# 私の役目は　はやく　お前を一人前に



## SeekerOfPeace

私の役目は　はやく　お前を一人前に　音てるいとだが　おせっても　しかたあ

るまい。

  In this sentence 私のやゆめ means “my business”. It is followed by the particle は　which implies that what comes previously is the topic of the sentence.

  I have no idea what はやくmeans as I can’t find any information about this expression in any of my dictionaries. 

  In the following segment: お前を一人前に
  What does the お　mean just before the 前? 

  Now, 前 means “before” and “を” is a particle which marks a direct object. The direct object in this segment is 一人前 which means “adult”. 

  So I’m guessing it means: “Before you become an adult”.

  What is the purpose of に there however? This kind of puzzles me…

  As for this segment: 音てるいとだが I’m confused as well. 音　means “sound”. I would guess that てる　is a verb ending or an inflection of some sort. As for the rest, I’m lost though.

  As for this part おせっても I can’t translate any of it. I can’t tell which hiragana combination makes up which word, even when I paste the whole string of hiragana in my dictionary software.
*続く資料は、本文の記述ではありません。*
# qwerty35/swarm_simulator

Hardware: AMD Instinct MI355X
Metric: agent-trajectories/sec (RBP plan: SFC+RSFC+QP) (higher is better)
Workload: dtype f64

## Files before the change

### swarm_simulator_amd/csrc/common/ipm_rows.h

```cpp
#pragma once
#include <cmath>
#include <cstddef>

#if defined(__HIPCC__)
#define IPM_ROW __host__ __device__ inline __attribute__((always_inline))
#define IPM_TABLE __constant__
#else
#define IPM_ROW inline
#define IPM_TABLE const
#endif
#if defined(__clang__)
#pragma clang fp contract(fast)
#endif

namespace ipm {

static IPM_TABLE double Qbase[36] = {720,  -1800, 1200,  0,     0,     -120, -1800, 4800,  -3600, 0,     600,   0,
                                     1200, -3600, 3600,  -1200, 0,     0,    0,     0,     -1200, 3600,  -3600, 1200,
                                     0,    600,   0,     -3600, 4800,  -1800, -120, 0,     0,     1200,  -1800, 720};
IPM_ROW size_t pair_index(int N, int qi, int qj) { return (size_t)qi * N - (size_t)qi * (qi + 1) / 2 + (qj - qi - 1); }

IPM_ROW double fast_rcp(double x) {
#if defined(__HIP_DEVICE_COMPILE__)
    double r = __builtin_amdgcn_rcp(x);
    r = fma(fma(-x, r, 1.0), r, r);
    r = fma(fma(-x, r, 1.0), r, r);
    return r;
#else
    return 1.0 / x;
#endif
}

IPM_ROW double weight(double s, double z, double dreg) { return z * fast_rcp(s + dreg * z); }

struct Build {
    double wgt, v, rg;
};
IPM_ROW Build build(double s, double z, double slack, double dreg) {
    Build b;
    b.rg = s - slack;
    b.wgt = weight(s, z, dreg);
    b.v = -b.wgt * (b.rg - s);
    return b;
}

IPM_ROW double step_limit(double s, double z, double ds, double dz) { return fmax(-ds * fast_rcp(s), -dz * fast_rcp(z)); }

struct Affine {
    double dza, dsa, cc, v, wz, lim;
};
IPM_ROW Affine affine(double s, double z, double slack, double ga, double dreg) {
    Affine a;
    const double rg = s - slack;
    const double iz = fast_rcp(z);
    const double wgt = weight(s, z, dreg);
    a.dza = wgt * (ga + rg - s);
    a.dsa = -s - s * a.dza * iz;
    a.cc = a.dsa * a.dza;
    a.lim = step_limit(s, z, a.dsa, a.dza);
    a.v = -wgt * (rg - s - a.cc * iz);
    a.wz = wgt * iz;
    return a;
}

struct Dir {
    double dz, ds;
};
IPM_ROW Dir direction(double s, double z, double slack_old, double ga, double gd, double dreg, double sigma_mu, double tt) {
    Dir d;
    const double rg = s - slack_old;
    const double iz = fast_rcp(z);
    const double w0 = weight(s, z, dreg);
    const double dza = w0 * (ga + rg - s);
    const double cc = (-s - s * dza * iz) * dza;
    const double rcc = s * z + cc - sigma_mu - tt;
    d.dz = w0 * (gd + rg - rcc * iz);
    d.ds = -(rcc + s * d.dz) * iz;
    return d;
}

struct State {
    double s, z, sz;
};
IPM_ROW State step_state(double s, double z, Dir d, double alpha) {
    State n;
    n.s = s + alpha * d.ds, n.z = z + alpha * d.dz;
    n.sz = n.s * n.z;
    return n;
}

struct Gondzio {
    double t, v;
};
IPM_ROW Gondzio gondzio(double s, double z, Dir d, double dreg, double atr, double mut) {
    Gondzio g;
    const double pr = (s + atr * d.ds) * (z + atr * d.dz);
    const double lo = 0.1 * mut, hi = 10.0 * mut;
    g.t = (pr < lo ? lo : (pr > hi ? hi : pr)) - pr;
    g.t = fmax(g.t, -hi);
    g.v = -weight(s, z, dreg) * g.t * fast_rcp(z);
    return g;
}

IPM_ROW double kmul(double s, double z, double dreg, double gd) { return weight(s, z, dreg) * gd; }

IPM_ROW double cand_strength(double s, double z) { return (z > s || s < 1e-6) ? fmax(z / s, 1e-300) : 0.0; }
constexpr double VERIFY_TOL = -1e-11;

IPM_ROW void acc_build(double (&S)[6], double (&yv)[3], double (&gz)[3], double wgt, double v, double zo, double sg, double n0, double n1,
                       double n2) {
    S[0] += wgt * n0 * n0, S[1] += wgt * n0 * n1, S[2] += wgt * n0 * n2;
    S[3] += wgt * n1 * n1, S[4] += wgt * n1 * n2, S[5] += wgt * n2 * n2;
    const double zz = sg * zo, vv = sg * v;
    gz[0] += zz * n0, gz[1] += zz * n1, gz[2] += zz * n2;
    yv[0] += vv * n0, yv[1] += vv * n1, yv[2] += vv * n2;
}
IPM_ROW void acc_aff(double (&S)[6], double v, double wz, double sg, double n0, double n1, double n2) {
    const double vv = sg * v, ww = sg * wz;
    S[0] += vv * n0, S[1] += vv * n1, S[2] += vv * n2;
    S[3] += ww * n0, S[4] += ww * n1, S[5] += ww * n2;
}
IPM_ROW void acc_kmul(double (&S)[6], double v, double sg, double n0, double n1, double n2) {
    const double vv = sg * v;
    S[0] += vv * n0, S[1] += vv * n1, S[2] += vv * n2;
}

IPM_ROW double pair_sign(bool a_lo) { return a_lo ? 1.0 : -1.0; }
IPM_ROW double pair_slack(bool a_lo, double n0, double n1, double n2, double xa0, double xa1, double xa2, double xb0, double xb1, double xb2,
                          double rsum) {
    const double e0 = a_lo ? xb0 - xa0 : xa0 - xb0, e1 = a_lo ? xb1 - xa1 : xa1 - xb1, e2 = a_lo ? xb2 - xa2 : xa2 - xb2;
    return n0 * e0 + n1 * e1 + n2 * e2 - rsum;
}
IPM_ROW double pair_dot(bool a_lo, double n0, double n1, double n2, double d0, double d1, double d2, double f0, double f1, double f2) {
    return a_lo ? n0 * (d0 - f0) + n1 * (d1 - f1) + n2 * (d2 - f2) : n0 * (f0 - d0) + n1 * (f1 - d1) + n2 * (f2 - d2);
}

IPM_ROW bool k0_factor_step(double* f, double (&Bp)[9], bool first) {
    bool ok = true;
    double A[9], Ej[9];
    for (int e = 0; e < 9; ++e) A[e] = f[e], Ej[e] = f[9 + e];
    if (!first)
        for (int r = 0; r < 3; ++r)
            for (int c = 0; c < 3; ++c) A[3 * r + c] -= Bp[3 * r] * Bp[3 * c] + Bp[3 * r + 1] * Bp[3 * c + 1] + Bp[3 * r + 2] * Bp[3 * c + 2];
    if (!(A[0] > 0)) ok = false;
    const double l00 = sqrt(A[0]), l10 = A[3] / l00, l20 = A[6] / l00;
    const double d11 = A[4] - l10 * l10;
    if (!(d11 > 0)) ok = false;
    const double l11 = sqrt(d11), l21 = (A[7] - l20 * l10) / l11;
    const double d22 = A[8] - l20 * l20 - l21 * l21;
    if (!(d22 > 0)) ok = false;
    const double l22 = sqrt(d22);
    f[0] = 1.0 / l00, f[1] = 0, f[2] = 0, f[3] = l10, f[4] = 1.0 / l11, f[5] = 0, f[6] = l20, f[7] = l21, f[8] = 1.0 / l22;
    for (int r = 0; r < 3; ++r) {
        const double o0 = Ej[r], o1 = Ej[3 + r], o2 = Ej[6 + r];
        const double x0 = o0 / l00, x1 = (o1 - x0 * l10) / l11, x2 = (o2 - x0 * l20 - x1 * l21) / l22;
        f[9 + 3 * r] = Bp[3 * r] = x0, f[10 + 3 * r] = Bp[3 * r + 1] = x1, f[11 + 3 * r] = Bp[3 * r + 2] = x2;
    }
    return ok;
}
template <class F>
IPM_ROW void k0_forward_step(F f, bool link, double (&y)[3], const double (&p)[3]) {
    if (link) {
        const F Bm = f - 9;
        y[0] -= Bm[0] * p[0] + Bm[1] * p[1] + Bm[2] * p[2];
        y[1] -= Bm[3] * p[0] + Bm[4] * p[1] + Bm[5] * p[2];
        y[2] -= Bm[6] * p[0] + Bm[7] * p[1] + Bm[8] * p[2];
    }
    y[0] = y[0] * f[0];
    y[1] = (y[1] - f[3] * y[0]) * f[4];
    y[2] = (y[2] - f[6] * y[0] - f[7] * y[1]) * f[8];
}
template <class F>
IPM_ROW void k0_backward_step(F f, bool link, double (&y)[3], const double (&p)[3]) {
    if (link) {
        const F Bm = f + 9;
        y[0] -= Bm[0] * p[0] + Bm[3] * p[1] + Bm[6] * p[2];
        y[1] -= Bm[1] * p[0] + Bm[4] * p[1] + Bm[7] * p[2];
        y[2] -= Bm[2] * p[0] + Bm[5] * p[1] + Bm[8] * p[2];
    }
    y[2] = y[2] * f[8];
    y[1] = (y[1] - f[7] * y[2]) * f[4];
    y[0] = (y[0] - f[3] * y[1] - f[6] * y[2]) * f[0];
}

}
```

### swarm_simulator_amd/csrc/kernels/qp.hip

```cpp
#include <algorithm>
#include <type_traits>
#include <vector>

#include "rbp_dev.h"

#pragma clang fp contract(fast)

#include "knot_lds.inc"
#include "common/ipm_rows.h"

#ifndef QP_THREADS
#define QP_THREADS 512
#endif
#define QP_MAX_ITERS 80
#ifndef QP_WARM_TAU
#define QP_WARM_TAU 1e-3
#endif
#ifndef QP_MU0
#define QP_MU0 3e-1
#endif
#ifndef QP_ROW_UNROLL
#define QP_ROW_UNROLL 2
#endif
#ifndef QP_ROW_PF
#define QP_ROW_PF 0
#endif
#ifndef QP_ROW_BLK
#define QP_ROW_BLK (QP_THREADS >= 512 ? 0 : 4)
#endif
#define QG(p) ((__attribute__((address_space(1))) double*)(p))
#define QGC(p) ((__attribute__((address_space(1))) const double*)(p))
#define QGF(p) ((__attribute__((address_space(1))) const float*)(p))
#ifndef QP_FAR_SLACK
#define QP_FAR_SLACK 0.7
#endif
#ifndef QP_SIGMA_POW
#define QP_SIGMA_POW 3
#endif
#ifndef QP_NBHD_GAMMA
#define QP_NBHD_GAMMA 1e-3
#endif
#ifndef QP_NBHD_BACKOFF
#define QP_NBHD_BACKOFF 0.8
#endif
#ifndef QP_STEP_FRAC
#define QP_STEP_FRAC 0.997
#endif
#ifndef QP_SFLOOR
#define QP_SFLOOR 1e-1
#endif
#ifndef QP_WAVES_PER_EU
#define QP_WAVES_PER_EU 2
#endif
#ifndef QP_CHAIN_PRIO
#define QP_CHAIN_PRIO 3
#endif
#ifndef QP_STAGE_BUFS
#define QP_STAGE_BUFS (QP_THREADS >= 512 ? 3 : 2)
#endif
#ifndef QP_STAGE_REGS
#define QP_STAGE_REGS (QP_THREADS >= 512 ? 0 : 2)
#endif
#ifndef QP_MID_FOLLOW
#define QP_MID_FOLLOW (QP_THREADS >= 512)
#endif
#ifndef QP_EARLY_TRIES
#define QP_EARLY_TRIES 2
#endif
#ifndef QP_EARLY_TOL
#define QP_EARLY_TOL 1e-6
#endif
#include "lh_layout.h"
#define PL_NC 256
#define PL_PMAX 160
#define PL_PBIG 192
__host__ __device__ inline int polish_pmax(int nk) { return nk <= 36 ? 112 : PL_PMAX; }
__host__ __device__ inline size_t polish_ws_doubles(int nj, int nk) {
    return PL_NC * 14 + (size_t)(PL_NC + 1) * nj * nk + PL_NC * PL_NC + 8 + lhp_size(PL_PBIG);
}
__host__ __device__ inline int polish_lds_doubles(int nk) {
    const int pm = polish_pmax(nk);
    return lhp_size(pm) + 3 * PL_NC + 3 * pm + (pm + 2 * PL_NC + 8) / 2 + 8;
}

namespace {
using namespace ipm;

#ifdef QP_PROFILE
#define PROF_DECL long long prof_t0 = wall_clock64(), prof_acc[12] = {0, 0, 0, 0, 0, 0, 0, 0, 0, 0, 0, 0}
#define PROF(i)                                \
    do {                                       \
        __syncthreads();                       \
        long long t_ = wall_clock64();         \
        prof_acc[i] += t_ - prof_t0;           \
        prof_t0 = t_;                          \
    } while (0)
#define PROF_FLUSH(scal)                                                         \
    do {                                                                         \
        if (threadIdx.x == 0)                                                    \
            for (int i_ = 0; i_ < 12; ++i_) scal[SC_PROF0 + i_] += (double)prof_acc[i_]; \
    } while (0)
#else
#define PROF_DECL
#define PROF(i)
#define PROF_FLUSH(scal)
#endif

struct QpDims {
    int N, M, oq;
    int nb, NF, npb;
    int nk, nj, ld;
    int ldb;
    int first;
    int ncol0;
    int ntile;
    size_t nslot_max;
};

__host__ __device__ inline QpDims make_dims(int N, int M, int first, int nb) {
    QpDims d;
    d.N = N, d.M = M, d.oq = 6 * M, d.nb = nb, d.NF = N - nb, d.npb = nb * (nb - 1) / 2;
    d.nk = 9 * nb, d.nj = M - 1, d.ld = d.nk + 1, d.first = first;
    d.ldb = d.nk <= 36 ? d.nk : ((d.nk + 15) & ~15);
    d.ncol0 = 6 + nb - 1, d.ntile = (nb * d.oq + 63) / 64;
    d.nslot_max = (size_t)d.ntile * 64 * (d.ncol0 + d.NF);
    return d;
}

struct QpWs {
    double *s, *z, *s2, *z2;
    double *rh;
    double *cc, *ds;
    double *cpacc;
    double *pwgt;
    double *dx, *dxa, *cvec;
    double *rbase, *rhs;
    double *Td, *To;
    double *Lf;
    double *boxlo, *boxhi;
    double *Lk, *Dk, *Ek;
    double *segsc;
    int *flist, *fcnt, *fbase;
    int *fnear;
    int *fperm, *frank;
    int *tile_base;
    int *wi_of;
    float* nrm;
    double* polish;
    double* prof;
};

__host__ __device__ inline size_t ws_int_count(int N, int M, int nbmax) {
    QpDims d = make_dims(N, M, 0, nbmax);
    return (size_t)nbmax * M * N  + 5 * (size_t)nbmax * M  + d.ntile + 1 + (size_t)nbmax * d.oq  +
           3 * (size_t)nbmax * M * N  + 8;
}

__host__ __device__ inline size_t ws_doubles(int N, int M, int nbmax) {
    QpDims d = make_dims(N, M, 0, nbmax);
    size_t n = 7 * d.nslot_max + 12 * (size_t)nbmax * d.oq + (size_t)(d.npb ? d.npb : 1) * d.oq + 3 * (size_t)nbmax * 3 * d.oq +
               2 * (size_t)d.nj * d.nk + (size_t)d.nj * d.ldb * d.ldb + 2 * (size_t)d.nj * (d.nk < 36 ? d.nk : 36) * (d.nk < 36 ? d.nk : 36) +
               (size_t)(d.nj > 1 ? d.nj - 1 : 1) * d.ldb * d.ldb + 4 +
               2 * (size_t)nbmax * M * 3 + 3 * (size_t)(M + 1) * 9 + M + 64 + (ws_int_count(N, M, nbmax) + 1) / 2 + 2 +
                polish_ws_doubles(d.nj, d.nk);
    return n;
}

__device__ inline QpWs carve(double* base, const QpDims& d, int nbmax) {
    QpDims dm = make_dims(d.N, d.M, 0, nbmax);
    QpWs w;
    double* p = base;
    w.s = p, p += dm.nslot_max;
    w.z = p, p += dm.nslot_max;
    w.s2 = p, p += dm.nslot_max;
    w.z2 = p, p += dm.nslot_max;
    w.rh = p, p += dm.nslot_max;
    w.cc = p, p += dm.nslot_max;
    w.ds = p, p += dm.nslot_max;
    w.cpacc = p, p += 12 * (size_t)nbmax * d.oq;
    w.pwgt = p, p += (size_t)(dm.npb ? dm.npb : 1) * d.oq;
    w.dx = p, p += (size_t)nbmax * 3 * d.oq;
    w.dxa = p, p += (size_t)nbmax * 3 * d.oq;
    w.cvec = p, p += (size_t)nbmax * 3 * d.oq;
    w.rbase = p, p += (size_t)dm.nj * dm.nk;
    w.rhs = p, p += (size_t)dm.nj * dm.nk;
    p += (4 - ((p - base) & 3)) & 3;
    w.Td = p, p += (size_t)dm.nj * dm.ldb * dm.ldb;
    w.To = p, p += (size_t)(dm.nj > 1 ? dm.nj - 1 : 1) * dm.ldb * dm.ldb;
    w.Lf = p, p += 2 * (size_t)dm.nj * (dm.nk < 36 ? dm.nk : 36) * (dm.nk < 36 ? dm.nk : 36);
    w.boxlo = p, p += (size_t)nbmax * d.M * 3;
    w.boxhi = p, p += (size_t)nbmax * d.M * 3;
    w.Lk = p, p += (size_t)(d.M + 1) * 9;
    w.Dk = p, p += (size_t)(d.M + 1) * 9;
    w.Ek = p, p += (size_t)(d.M + 1) * 9;
    w.segsc = p, p += d.M;
    int* ip = (int*)p;
    w.flist = ip, ip += (size_t)nbmax * d.M * d.N;
    w.fnear = ip, ip += (size_t)nbmax * d.M;
    w.fcnt = ip, ip += (size_t)nbmax * d.M;
    w.fbase = ip, ip += (size_t)nbmax * d.M;
    w.fperm = ip, ip += (size_t)nbmax * d.M;
    w.frank = ip, ip += (size_t)nbmax * d.M;
    w.tile_base = ip, ip += dm.ntile + 1;
    w.wi_of = ip, ip += (size_t)nbmax * d.oq;
    w.nrm = (float*)ip;
    w.polish = p + (ws_int_count(d.N, d.M, nbmax) + 1) / 2 + 2;
    w.prof = nullptr;
    return w;
}

template <int CTRL>
__device__ __forceinline__ double dpp_f64(double v) {
    const int lo = __builtin_amdgcn_update_dpp(0, __double2loint(v), CTRL, 0xf, 0xf, false);
    const int hi = __builtin_amdgcn_update_dpp(0, __double2hiint(v), CTRL, 0xf, 0xf, false);
    return __hiloint2double(hi, lo);
}
__device__ __forceinline__ double red_op(double a, double b, int op) { return op == 0 ? a + b : (op == 1 ? fmax(a, b) : fmin(a, b)); }
__device__ __forceinline__ double rl(double v, int lane) {
    return __hiloint2double(__builtin_amdgcn_readlane(__double2hiint(v), lane), __builtin_amdgcn_readlane(__double2loint(v), lane));
}
__device__ __forceinline__ double wave_red(double v, int op ) {
    v = red_op(v, dpp_f64<0xB1>(v), op);
    v = red_op(v, dpp_f64<0x4E>(v), op);
    v = red_op(v, dpp_f64<0x141>(v), op);
    v = red_op(v, dpp_f64<0x140>(v), op);
    return red_op(red_op(rl(v, 0), rl(v, 16), op), red_op(rl(v, 32), rl(v, 48), op), op);
}
__device__ inline double block_reduce(double v, int op , double* red) {
    v = wave_red(v, op);
    const int wave = threadIdx.x >> 6, lane = threadIdx.x & 63;
    if (lane == 0) red[wave] = v;
    __syncthreads();
    double r = red[0];
    for (int i = 1; i < QP_THREADS / 64; ++i) r = red_op(r, red[i], op);
    __syncthreads();
    return r;
}
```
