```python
class DeviceMatrix:

    def __init__(self, op: SparseOp):
        lib = capi.lib()
        self.op = op
        self.dtype = np.dtype(op.dtype)
        R, Cc = op.blocksize
        h = C.c_void_p()
        capi.check(lib.pamg_matrix_create(
            C.byref(h), capi.dtype_code(op.dtype), capi.BSR if op.fmt == "bsr" else capi.CSR,
            op.shape[0] // R, op.shape[1] // Cc, R, Cc,
            capi.ptr(op.indptr), capi.ptr(op.indices), capi.ptr(op.data)), "pamg_matrix_create")
# ... 115 lines not shown
        a = (C.c_int64 * 8)()
        capi.check(capi.lib().pamg_matrix_kz_info(self.handle, which, a), "pamg_matrix_kz_info")
        return dict(zip(("lanes_per_line", "slots_per_lane", "groups", "dependency_levels", "widest_level_groups", "launch_grid", "bytes"), list(a)[:7]))

    def lane_profile(self, which=0):
        n = C.c_int64(0)
        lib = capi.lib()
        capi.check(lib.pamg_matrix_lane_profile(self.handle, which, None, 0, C.byref(n)), "pamg_matrix_lane_profile")
        out = np.zeros((n.value, 4), dtype=np.int64)
        if n.value:
            capi.check(lib.pamg_matrix_lane_profile(self.handle, which, C.c_void_p(out.ctypes.data), n.value, C.byref(n)), "pamg_matrix_lane_profile")
        return out

    def tune(self, lds_entries=None, nnz_per_lane=None, max_rows=None, flow_cap=None, gs_mode=None, gran_cap=None, gran_xcd=None, stream_flags=None, gs_prof=None,
             tile_G=None, tile_W=None, tile_cap=None, tile_default=None, tile_D=None, tile_Q=None, tile_part=None, idx16=None, gs_cap=None, val8=None, rowgather=None, rowpat=None,
             gs_order=None, lane_L=None, lane_G=None, lane_wide=None, lane_flags=None, line_scan=None, rowmask_kz=None, rowmask_flags=None, lane_merge=None, lanem_ahead=None, lanem_rpw=None, lds_pad=None, sym_fused=None, lanem_cluster=None, zero_plans=None, zero_merge=None, gs_correction=None):
        lib = capi.lib()
        for key, v in ((0, lds_entries), (1, nnz_per_lane), (2, max_rows), (3, flow_cap), (5, gs_mode), (6, gran_cap), (7, gran_xcd), (8, stream_flags), (11, gs_prof),
                       (12, tile_G), (13, tile_W), (14, tile_cap), (15, tile_default), (16, tile_D), (17, tile_Q), (18, tile_part), (19, idx16), (20, gs_cap), (21, val8), (22, rowgather), (23, rowpat),
                       (24, gs_order), (25, lane_L), (26, lane_G), (27, lane_wide), (28, lane_flags), (30, line_scan), (31, rowmask_kz), (32, rowmask_flags), (33, lane_merge), (34, lanem_ahead), (35, lanem_rpw), (36, lds_pad), (37, sym_fused), (38, lanem_cluster), (39, zero_plans), (40, zero_merge), (41, gs_correction)):
            if v is not None:
                capi.check(lib.pamg_matrix_tune(self.handle, key, int(v)), "pamg_matrix_tune")

    def spmv(self, mode, x, y, b=None, c=0.0, stream=None, part=None):
        if part is not None:
            capi.check(capi.lib().pamg_matrix_spmv_part(self.handle, int(part), mode, x.ptr, b.ptr if b is not None else None,
                                                        float(c), y.ptr, stream), "pamg_matrix_spmv_part")
            return
        capi.check(capi.lib().pamg_matrix_spmv(self.handle, mode, x.ptr, b.ptr if b is not None else None,
                                               float(c), y.ptr, stream), "pamg_matrix_spmv")

    def split_ranges(self, n_owned_cols: int):
        capi.check(capi.lib().pamg_matrix_split_ranges(self.handle, int(n_owned_cols)), "pamg_matrix_split_ranges")

    def resid_sumsq(self, x, b, out, stream=None):
# ... 570 lines not shown
```

Before: 95.99 cycles/s.
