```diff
@@ -566,7 +590,7 @@
 }
 
 static hipError_t nl_attn_f16_run(const float* X, float* Xo, const float* Wp, const float* bp, float* partial, uint16_t* scratch16,
-                                  int B, int N, int C, hipStream_t s, int q0, int q1, bool split, int ks_cap, bool prepacked) {
+                                  int B, int N, int C, hipStream_t s, int q0, int q1, bool split, int ks_cap, bool prepacked, bool defer_merge) {
     if (C != 84 && C != 60 && C != 36) return hipErrorInvalidValue;
     if (q1 < 0) q1 = N;
     if (q0 < 0 || q0 >= q1 || q1 > N) return hipErrorInvalidValue;
@@ -581,19 +605,7 @@
         hipError_t e = hipGetLastError();
         if (e != hipSuccess) return e;
     }
-    const int ks_max = std::min(nl_key_splits(B, N), ks_cap);
-    int ks = 1;
-    {
-        const long long qb = (long long)((q1 - q0 + NF_QB - 1) / NF_QB) * B;
-        double best = 1e30;
-        for (int k = 1; k <= ks_max; ++k) {
-            const double t = (double)((qb * k + 255) / 256) / k;
-            if (t < best - 1e-9) {
-                best = t;
-                ks = k;
-            }
-        }
-    }
+    const int ks = nl_f16_splits_of(B, q1 - q0, std::min(nl_key_splits(B, N), ks_cap));
     if (ks > 1 && !partial) return hipErrorInvalidValue;
     float* Zp = partial;
     float* ML = partial ? partial + (size_t)B * ks * N * CP : nullptr;
@@ -626,7 +638,7 @@
     }
 #undef NP_LAUNCH
     hipError_t e = hipGetLastError();
-    if (e != hipSuccess || ks == 1) return e;
+    if (e != hipSuccess || ks == 1 || defer_merge) return e;
     return launch_nl_merge(X, Zp, ML, bp, Xo, B, N, C, ks, s, q0, q1);
 }
 
diff --git a/pfnl_amd/engine.py b/pfnl_amd/engine.py
--- a/pfnl_amd/engine.py
+++ b/pfnl_amd/engine.py
@@ -103,7 +103,7 @@
         _capi.check(self._lib.pfnl_copy_weights(self._h, other._h))
         self._ready = True
 
-    OPTION_KEYS = ("precision", "strict_fp32", "conv3x3", "conv1x1", "conv2", "merge1", "nonlocal", "nl_type", "nl_sub_sample", "small", "small_c10",
+    OPTION_KEYS = ("precision", "strict_fp32", "conv3x3", "conv1x1", "conv2", "merge1", "nonlocal", "nl_merge", "nl_type", "nl_sub_sample", "small", "small_c10",
                    "split16_sf", "split16_chain", "split16_c10", "split16_mid", "split16_sf0", "split16_splitchains", "bf16_conv10", "bf16_mfma", "split16_mfma", "graph")
 
     def clone(self) -> "PFNLEngine":
```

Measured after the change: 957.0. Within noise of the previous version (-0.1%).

  Same thing forしかたあ andるまい.

  Is there anything I could look out for to be able to discern the words and differenciate them from particles or verb endings?


----------



## kareno999

音てるいとだが　should be 育（そだ）てることだが
No idea what おせっても is.


> What does the お　mean just before the 前?


お前 means "you"
しかたあるまい = しかた(method, way)+ある(have, there be)+まい(probably not)


----------



## Tejano Rafael

SeekerOfPeace said:


> 私の役目は　はやく　お前を一人前に　音てるいとだが　おせっても　しかたあるまい。


As *kareno999* has already pointed out to you, there are some mistakes in what you have written. It should be 私の役目は早くお前を一人前に育てることだがあせってもしかたあるまい。Probably the handwriting was not so clear, I guess.

This means, "It is my job to quickly bring you up (educate you) to be an adult, but it won't do (me) much good to be impatient."
私の役目 (わたしのやくめ）= my job, my duty
はやく (早く） = quickly (or perhaps, "as quickly as possible" is implied. It would be more likely to say that in English, but just say "quickly" in Japanese.)
お前 = you (very informal, to someone very close or inferior)
（に）育てる = to educate
あせって（あせる） = be impatient


----------



## SeekerOfPeace

Wow, thanks for all the replies! Very useful.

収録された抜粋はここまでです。